WORK INSTRUCTION: The records below are to be transcribed in full, exactly as given.
[[ DATA FOR THIS TASK, beginning ]]
# WangFeng18/3d-gaussian-splatting

Hardware: AMD Instinct MI355X
Metric: render_fps (higher is better)
Workload: dtype f32; 1 GPU; cfg5: 2400000 Gaussians, 1920x1080, no SH, forward render, one frame in flight, one view per GPU -- north-star target scene (geometry of BASELINE configs[3]/[4]); n_gaussians=2400000, visible=1887982, tile_pairs=6950364, width=1920, height=1080, parallelism=view-sharded x1 (no data-path collective), frames_in_flight=1

## Files before the change

3d-gaussian-splatting_amd/csrc/gs_frame.hip:

```cpp
#include <math.h>
#include <stdarg.h>
#include <string.h>

#include <mutex>
#include <new>

#include "gs_common.h"
#include "gs_frame_layout.h"
#include "raster_bwd_common.h"

static thread_local char g_err[512] = "";

void gs_set_error(const char *fmt, ...) {
    va_list ap;
    va_start(ap, fmt);
    vsnprintf(g_err, sizeof(g_err), fmt, ap);
    va_end(ap);
}

extern "C" const char *gs_last_error(void) { return g_err; }
extern "C" int gs_abi_version(void) { return GS_ABI_VERSION; }
extern "C" int gs_culling(void) { return 0; }

static int tile_bits(int n_tiles) {
// ... 459 lines not shown
    GS_HIP(hipStreamWaitEvent(s, a->done, 0));
    *prepared = true;
    return 0;
}

extern "C" size_t gs_frame_contrib_workspace_bytes(int64_t max_pairs) {
    return max_pairs < 0 ? 0 : gs_contrib_workspace_bytes(max_pairs);
}

extern "C" int gs_frame_contrib(const gs_frame *f, const gs_contrib_opts *opts, gs_contrib_row *rows, void *workspace,
                                size_t workspace_bytes, gs_stream_t stream) {
    int rc = validate(f);
    if (rc) return rc;
    if ((rc = refuse_device_pose(f, __func__))) return rc;
    GS_CHECK_ARG(f->training && f->image_padded, "gs_frame_contrib needs a training forward (image_padded kept)");
    GS_CHECK_ARG(opts != nullptr, "opts is null");
    GS_CHECK_ARG(opts->w_min > 0.f && opts->w_min <= 1.f, "w_min must lie in (0, 1]");
    GS_CHECK_ARG(opts->accumulate == 0 || opts->accumulate == 1, "accumulate must be 0 or 1");
    GS_CHECK_ARG(f->N == 0 || rows != nullptr, "rows is null");
    GS_CHECK_ARG(((uintptr_t)rows & 15) == 0, "rows must be 16-byte aligned");
    GS_CHECK_ARG(workspace && ((uintptr_t)workspace & 255) == 0 &&
                     workspace_bytes >= gs_frame_contrib_workspace_bytes(f->max_pairs),
                 "workspace null, not 256-byte aligned or too small");
    if (f->N == 0) return 0;
    hipStream_t s = (hipStream_t)stream;
    gs_frame_ws ws = gs_frame_carve(f->workspace, f->N, f->max_pairs, f->width, f->height, f->color_dim, 1);
    uint64_t *skeys, *okeys;
    uint32_t *sids;
    sorted_buffers(f, ws, &skeys, &sids, &okeys);
    bool prepared = false;
    if ((rc = peek_prepared(f, s, &prepared))) return rc;
    return gs_stage_contrib(f, ws, sids, prepared, opts->w_min, opts->accumulate, rows, workspace, s);
}
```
[[ DATA FOR THIS TASK, end ]]
SOLUTION BELOW:
# WangFeng18/3d-gaussian-splatting

Hardware: AMD Instinct MI355X
Metric: render_fps (higher is better)
Workload: dtype f32; 1 GPU; cfg5: 2400000 Gaussians, 1920x1080, no SH, forward render, one frame in flight, one view per GPU -- north-star target scene (geometry of BASELINE configs[3]/[4]); n_gaussians=2400000, visible=1887982, tile_pairs=6950364, width=1920, height=1080, parallelism=view-sharded x1 (no data-path collective), frames_in_flight=1

## Files before the change

3d-gaussian-splatting_amd/csrc/gs_frame.hip:

```cpp
#include <math.h>
#include <stdarg.h>
#include <string.h>

#include <mutex>
#include <new>

#include "gs_common.h"
#include "gs_frame_layout.h"
#include "raster_bwd_common.h"

static thread_local char g_err[512] = "";

void gs_set_error(const char *fmt, ...) {
    va_list ap;
    va_start(ap, fmt);
    vsnprintf(g_err, sizeof(g_err), fmt, ap);
    va_end(ap);
}

extern "C" const char *gs_last_error(void) { return g_err; }
extern "C" int gs_abi_version(void) { return GS_ABI_VERSION; }
extern "C" int gs_culling(void) { return 0; }

static int tile_bits(int n_tiles) {
// ... 459 lines not shown
    GS_HIP(hipStreamWaitEvent(s, a->done, 0));
    *prepared = true;
    return 0;
}

extern "C" size_t gs_frame_contrib_workspace_bytes(int64_t max_pairs) {
    return max_pairs < 0 ? 0 : gs_contrib_workspace_bytes(max_pairs);
}

extern "C" int gs_frame_contrib(const gs_frame *f, const gs_contrib_opts *opts, gs_contrib_row *rows, void *workspace,
                                size_t workspace_bytes, gs_stream_t stream) {
    int rc = validate(f);
    if (rc) return rc;
    if ((rc = refuse_device_pose(f, __func__))) return rc;
    GS_CHECK_ARG(f->training && f->image_padded, "gs_frame_contrib needs a training forward (image_padded kept)");
    GS_CHECK_ARG(opts != nullptr, "opts is null");
    GS_CHECK_ARG(opts->w_min > 0.f && opts->w_min <= 1.f, "w_min must lie in (0, 1]");
    GS_CHECK_ARG(opts->accumulate == 0 || opts->accumulate == 1, "accumulate must be 0 or 1");
    GS_CHECK_ARG(f->N == 0 || rows != nullptr, "rows is null");
    GS_CHECK_ARG(((uintptr_t)rows & 15) == 0, "rows must be 16-byte aligned");
    GS_CHECK_ARG(workspace && ((uintptr_t)workspace & 255) == 0 &&
                     workspace_bytes >= gs_frame_contrib_workspace_bytes(f->max_pairs),
                 "workspace null, not 256-byte aligned or too small");
    if (f->N == 0) return 0;
    hipStream_t s = (hipStream_t)stream;
    gs_frame_ws ws = gs_frame_carve(f->workspace, f->N, f->max_pairs, f->width, f->height, f->color_dim, 1);
    uint64_t *skeys, *okeys;
    uint32_t *sids;
    sorted_buffers(f, ws, &skeys, &sids, &okeys);
    bool prepared = false;
    if ((rc = peek_prepared(f, s, &prepared))) return rc;
    return gs_stage_contrib(f, ws, sids, prepared, opts->w_min, opts->accumulate, rows, workspace, s);
}
```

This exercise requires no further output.